Loaner scope steward, Rhon Jenkins, reports that the PST solar scope and the 8-inch Dob will be available at this Friday’s meeting.  Let Rhon know ASAP if you (members only) would like have your name added to the list to borrow either of these telescopes for the month of June. 

Space News
John Zachry


June 4, 2006 - Official start of Venus Express observations

June 4 - Venus Express’ nominal science phase begins <
June 4 - National Geographic Channel "Space Race: The Untold Story" 8 p.m. CDT 
June 13 - Science Channel "Most of Our Universe is Lost" 8 p.m. CDT
June 21 - Mercury greatest eastern elongation


Treasurer’s Report


After our annual Astronomical League dues payment of $175.00, our bank balance is $427.37.

Telescope First Aid Needed


Calling all Meade LX200 owners.See if you can help Jim with this problem:

From: "Jim McLaughlin" <>

Hope Friday nite was good and that you had some company.  I'm not sure when I'll make the next observing session, because of a problem that showed up with my scope that may be serious.  I haven't powered up my scope in some months since my observing in my backyard doesn't require GoTo and manually tracking is not a problem for what I'm generally able to see.  As soon as the power is switched on the scope goes into a slow rotation of the declination axis and the dec motor seems to stay on continuously so it won't get still to be set up for guiding or tracking; the keypad does nothing and it won't slew in that axis  but the RA slew works.  I called the Meade people and there were no words of wisdom offered.  They want $395 to ship it back to the factory for repairs and I'm not sure I shouldn’t save that money to go for a big Dob, so I'll agonize for a while.  It's like putting money in an old car, at what point do you cut your losses?  The optics are unaffected but to add insult to injury I couldn’t resist taking off the front control panel to see if there was anything simple to fix like a loose wire, etc but in the process I removed the manual control knob for the declination movement and it didn't go back on as solidly as from the factory....
I've thought about the knowledge of the deep sky one misses with a GoTo scope and this may be a signal that I should get away from that and learn my way around the old fashioned way, but not having a drive will be a major pain. Wish me luck!

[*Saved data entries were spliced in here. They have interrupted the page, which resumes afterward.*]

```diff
diff --git a/calm-vit-dte_amd/csrc/gemm_f32.hip b/calm-vit-dte_amd/csrc/gemm_f32.hip
--- a/calm-vit-dte_amd/csrc/gemm_f32.hip
+++ b/calm-vit-dte_amd/csrc/gemm_f32.hip
@@ -320,6 +320,27 @@
     const long c_rs = p.c_rs, r_rs = p.r_rs;
     const float* __restrict__ p_bias = p.bias;
     const float* __restrict__ p_col_scale = p.col_scale;
+    if (p.atomic && p.ws && (pN & 3) == 0) {
+        float* __restrict__ Wb = p.ws + (long)blockIdx.y * p.ws_slice;
+        const int rl = lane >> 2, c4 = 4 * (lane & 3);
+        const int row = row0 + rl;
+#pragma unroll
+        for (int j = 0; j < NB; ++j) {
+            const int col0 = n0 + 16 * j;
+            if (col0 >= pN) continue;
+#pragma unroll
+            for (int e = 0; e < 4; ++e) scratch[(4 * (lane >> 4) + e) * EPI16_LD + (lane & 15)] = acc[j][e] * scale;
+            __builtin_amdgcn_fence(__ATOMIC_RELEASE, "wavefront");
+            __builtin_amdgcn_wave_barrier();
+            __builtin_amdgcn_fence(__ATOMIC_ACQUIRE, "wavefront");
+            const f32x4 v = *(const lds_f32x4*)(scratch + rl * EPI16_LD + c4);
+            const int col = col0 + c4;
+            if (row < pM && col < pN) *reinterpret_cast<f32x4*>(Wb + (long)row * pN + col) = v;
+            __builtin_amdgcn_fence(__ATOMIC_RELEASE, "wavefront");
+            __builtin_amdgcn_wave_barrier();
+        }
+        return;
+    }
     if (p.epi_vec && !p.atomic) {
         const int rl = lane >> 2, c4 = 4 * (lane & 3);
         const int row = row0 + rl;
@@ -428,8 +449,10 @@
 template <bool AKC, bool BKC, int VEC, int NB>
 __global__ __launch_bounds__(NTHREADS, waves64(NB)) void gemm_f32_t64_kernel(const GemmP p) {
     constexpr int TM = 64, BN_ = 16 * NB;
-    constexpr int RB = BN_ <= 64 ? 64 : 128;
+    constexpr int RB = BN_ <= 64 ? 64 : BN_ <= 128 ? 128 : 256;
     constexpr int LDA = 80, LDB = (BN_ + 15) / 32 * 32 + 16;
+    static_assert(LDA % 32 == 16 && LDB % 32 == 16, "ds_read_b32 fragments: the lane groups of a half-wave 16 banks apart");
+    static_assert(LDA >= TM && LDB >= BN_ && LDB % 4 == 0 && BN_ <= RB, "an image row holds the tile; 16-byte stores stay aligned");
     constexpr int NRA = TM * BK / NTHREADS, NRB = RB * BK / NTHREADS;
     __shared__ __attribute__((aligned(16))) float As[2][BK][LDA];
     __shared__ __attribute__((aligned(16))) float Bs[2][BK][LDB];
@@ -538,6 +561,10 @@
     case 6: hipLaunchKernelGGL((gemm_f32_t64_kernel<AKC, BKC, VEC, 6>), grid, dim3(NTHREADS), 0, s, p); break;
     case 7: hipLaunchKernelGGL((gemm_f32_t64_kernel<AKC, BKC, VEC, 7>), grid, dim3(NTHREADS), 0, s, p); break;
     case 8: hipLaunchKernelGGL((gemm_f32_t64_kernel<AKC, BKC, VEC, 8>), grid, dim3(NTHREADS), 0, s, p); break;
+    case 11:
+        if constexpr (VEC == 4) hipLaunchKernelGGL((gemm_f32_t64_kernel<AKC, BKC, VEC, 11>), grid, dim3(NTHREADS), 0, s, p);
+        else return CALM_E_INVAL;
+        break;
     default: return CALM_E_INVAL;
     }
     CALM_LAUNCH_CHECK();
```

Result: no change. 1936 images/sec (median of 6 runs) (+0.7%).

If you have knowledge about the Tasco 11TR’s equatorial mount, Peggy could use some help.  Her declination slow-motion control doesn’t seem to be working:
From: “Peggy Russell” <>

… it is clear that my telescope is in need of repair!  I'd like to ask the members of the group at the next meeting if they know someone who may be able to repair it.  If not, I'll start researching a new one.